Exercise prompt:
Return the lines below that carry the word "fired".

Working data:
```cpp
extern "C" int ea_log_softmax_f32(const float* in, long ld_in, float* out, long M, int V, hipStream_t stream) {
  if (M <= 0) return 0;
  hipLaunchKernelGGL((log_softmax_kernel<float>), dim3((unsigned)M), dim3(256), 0, stream, in, ld_in, out, V);
  return EA_CHECK_LAUNCH();
}
extern "C" int ea_log_softmax_bf16(const void* in, long ld_in, float* out, long M, int V, hipStream_t stream) {
  if (M <= 0) return 0;
  hipLaunchKernelGGL((log_softmax_kernel<bf16_t>), dim3((unsigned)M), dim3(256), 0, stream, (const bf16_t*)in, ld_in, out, V);
  return EA_CHECK_LAUNCH();
}

extern "C" int ea_ctc_greedy_decode(const void* x, long ld, int x_bf16, const int* in_len, int* best ,
                                    float* bestv , int* tokens , int* align ,
                                    int* out_len, float* score, int B, int T, int V, int blank, int pad, hipStream_t stream) {
  if (B <= 0 || T <= 0) return 0;
  if (x_bf16)
    hipLaunchKernelGGL((argmax_rows_kernel<bf16_t>), dim3((unsigned)((long)B * T)), dim3(256), 0, stream, (const bf16_t*)x, ld, V, best, bestv);
  else
    hipLaunchKernelGGL((argmax_rows_kernel<float>), dim3((unsigned)((long)B * T)), dim3(256), 0, stream, (const float*)x, ld, V, best, bestv);
  hipLaunchKernelGGL(ctc_collapse_kernel, dim3((B + 63) / 64), dim3(64), 0, stream, best, bestv, in_len, tokens, align, out_len, score,
                     B, T, blank, pad);
  return EA_CHECK_LAUNCH();
}

extern "C" long ea_ctc_workspace_bytes(int B, int T, int Lmax) {
  return 3L * B * T * (2L * Lmax + 1) * (long)sizeof(float);
}

extern "C" int ea_ctc_loss(const float* lprobs, const int* targets, const int* in_len, const int* tgt_len,
                           float* nll , void* workspace, int B, int T, int V, int Lmax, int blank,
                           hipStream_t stream) {
  if (B <= 0) return 0;
  if (T <= 0 || V <= 0 || Lmax < 0) return -2;
  const int Smax = 2 * Lmax + 1;
  const int SP = ((Smax + 63) / 64) * 64;
  if (2 * SP > 1024) return -3;
  float* G = (float*)workspace;
  float* A = G + (long)B * T * Smax;
  float* Bt = A + (long)B * T * Smax;
  hipLaunchKernelGGL(ctc_gather_kernel, dim3(T, B), dim3(256), 0, stream, lprobs, targets, in_len, tgt_len, G, T, V,
                     Lmax, blank);
  hipLaunchKernelGGL(ctc_scan_kernel, dim3(B, 2), dim3(SP), (size_t)2 * (SP + 2) * sizeof(float), stream, G, targets,
                     in_len, tgt_len, A, Bt, nll, T, Lmax, blank, SP);
  return EA_CHECK_LAUNCH();
}

extern "C" int ea_ctc_grad(const float* lprobs, const void* workspace, const float* nll, const int* targets,
                           const int* in_len, const int* tgt_len, void* dlogits, long ld_out, int dlogits_bf16, int B,
                           int T, int V, int Lmax, int blank, float grad_scale, const float* grad_scale_dev,
                           int zero_infinity, hipStream_t stream) {
  if (B <= 0) return 0;
  const int Smax = 2 * Lmax + 1;
  const float* G = (const float*)workspace;
  const float* A = G + (long)B * T * Smax;
  const float* Bt = A + (long)B * T * Smax;
  if (dlogits_bf16)
    hipLaunchKernelGGL((ctc_grad_kernel<bf16_t>), dim3(T, B), dim3(256), (size_t)V * sizeof(float), stream, lprobs, G, A,
                       Bt, nll, targets, in_len, tgt_len, (bf16_t*)dlogits, ld_out, T, V, Lmax, blank, grad_scale,
                       grad_scale_dev, zero_infinity);
  else
    hipLaunchKernelGGL((ctc_grad_kernel<float>), dim3(T, B), dim3(256), (size_t)V * sizeof(float), stream, lprobs, G, A,
                       Bt, nll, targets, in_len, tgt_len, (float*)dlogits, ld_out, T, V, Lmax, blank, grad_scale,
                       grad_scale_dev, zero_infinity);
  return EA_CHECK_LAUNCH();
}

extern "C" int ea_label_smoothed_ce(const void* logits, long ld, int logits_bf16, const int* target,
                                    float* out_loss , void* dlogits, long ld_out, int dlogits_bf16, long M,
                                    int V, int pad_idx, float eps, float grad_scale, int smoothing, const float* prior,
                                    int tgt_len, hipStream_t stream) {
  if (M <= 0) return 0;
  if (smoothing < 0 || smoothing > 2 || (smoothing == 1 && !prior) || (smoothing == 2 && (tgt_len <= 0 || M % tgt_len))) return -2;
  dim3 g((unsigned)M), blk(256);
#define EA_LSCE(TI, TO)                                                                                               \
  hipLaunchKernelGGL((lsce_kernel<TI, TO>), g, blk, 0, stream, (const TI*)logits, ld, target, out_loss, (TO*)dlogits, ld_out, V, \
                     pad_idx, eps, grad_scale, smoothing, prior, tgt_len)
  if (logits_bf16) { if (dlogits_bf16 || !dlogits) EA_LSCE(bf16_t, bf16_t); else EA_LSCE(bf16_t, float); }
  else { if (dlogits_bf16 && dlogits) EA_LSCE(float, bf16_t); else EA_LSCE(float, float); }
#undef EA_LSCE
  return EA_CHECK_LAUNCH();
}
```

espresso_amd/functional.py:

```python
import collections

import ctypes
import os

import torch

from . import kernels as K

_seed_state = {"base": 0x5EED, "counter": 0}


def set_dropout_seed(seed: int):
    _seed_state["base"] = int(seed) & 0xFFFFFFFF
    _seed_state["counter"] = 0


_seed_trace = None


class trace_dropout_seeds:

    def __enter__(self):
        global _seed_trace
        self.prev, self.entries = _seed_trace, []
# ... 98 lines not shown
            zp["off"] = off + nbytes
            return zp["buf"][off: off + nbytes].view(dtype).view(shape)
    return torch.zeros(shape, dtype=dtype, device=device)


def _zeros_f32(n, like):
    return _pool_zeros((n,), torch.float32, like.device)


_DIRECT_GRADS = True


def set_direct_param_grads(on: bool) -> bool:
    global _DIRECT_GRADS
    old, _DIRECT_GRADS = _DIRECT_GRADS, bool(on)
    return old


_sink_scope = 0
_none_grad_hooks_ok = None


def _none_grad_hooks_fire() -> bool:
    global _none_grad_hooks_ok
    if _none_grad_hooks_ok is None:
        class _Probe(torch.autograd.Function):
            @staticmethod
            def forward(ctx, x, w):
                return x * 2

            @staticmethod
            def backward(ctx, dy):
                return dy * 2, None

        fired = []
        try:
            w = torch.nn.Parameter(torch.ones(2))
            w.grad = torch.zeros(2)
            w.register_post_accumulate_grad_hook(lambda p: fired.append(1))
            with torch.enable_grad():
                _Probe.apply(torch.ones(2, requires_grad=True), w).sum().backward()
        except Exception:
            fired = []
        _none_grad_hooks_ok = bool(fired)
    return _none_grad_hooks_ok


class accumulating_backward:

    def __enter__(self):
        global _sink_scope
        _none_grad_hooks_fire()
        _sink_scope += 1
        return self

    def __exit__(self, *exc):
        global _sink_scope
        _sink_scope -= 1
        if _sink_scope == 0:
            join_side_streams()
        return False


def _grad_sink(p, n=None):
    if not _DIRECT_GRADS or _sink_scope <= 0 or p is None or not getattr(p, "requires_grad", False):
        return None
    if not _none_grad_hooks_ok:
        return None
    if not p.is_leaf:
        return None
    g = p.grad
    if g is None or g.dtype != torch.float32 or not g.is_contiguous() or not g.is_cuda or (n is not None and g.numel() != n):
        return None
    return g.view(-1)




_side_streams = {}


def new_side_stream(device):
    st = torch.cuda.Stream(device=device)
    if os.environ.get("EA_SIDE_STREAM_PROBE", "1") == "0":
        _probe_log.append({"rejected": 0, "unprobed": True})
        return st
    from . import _lib

    cur = torch.cuda.current_stream(device)
    lib = _lib.lib()
    rejected, unprobed = 0, True
    with torch.cuda.device(device):
        for _ in range(7):
            if lib.ea_streams_share_queue(ctypes.c_void_p(cur.cuda_stream), ctypes.c_void_p(st.cuda_stream)) != 1:
                unprobed = False
                break
            rejected += 1
            st = torch.cuda.Stream(device=device)
    _probe_log.append({"rejected": rejected, "unprobed": unprobed})
    return st


_probe_log = []


def side_stream_probe_report():
    from . import _lib

    rej, unp = ctypes.c_int(-1), ctypes.c_int(0)
    have = _lib.lib().ea_side_stream_report(ctypes.byref(rej), ctypes.byref(unp))
    return {"layer_runtime": {"created": bool(have), "rejected": rej.value, "unprobed": bool(unp.value)},
            "python_streams": list(_probe_log)}


def _side_stream(device):
    key = str(device)
    st = _side_streams.get(key)
    if st is None:
        st = _side_streams[key] = new_side_stream(device)
    return st


_aux_streams = {}
_BRANCH_OVERLAP = True


def aux_stream(device, idx):
    key = (str(device), idx)
    st = _aux_streams.get(key)
    if st is None:
        st = _aux_streams[key] = new_side_stream(device)
    return st
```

Result of this exercise:
        fired = []
            w.register_post_accumulate_grad_hook(lambda p: fired.append(1))
            fired = []
        _none_grad_hooks_ok = bool(fired)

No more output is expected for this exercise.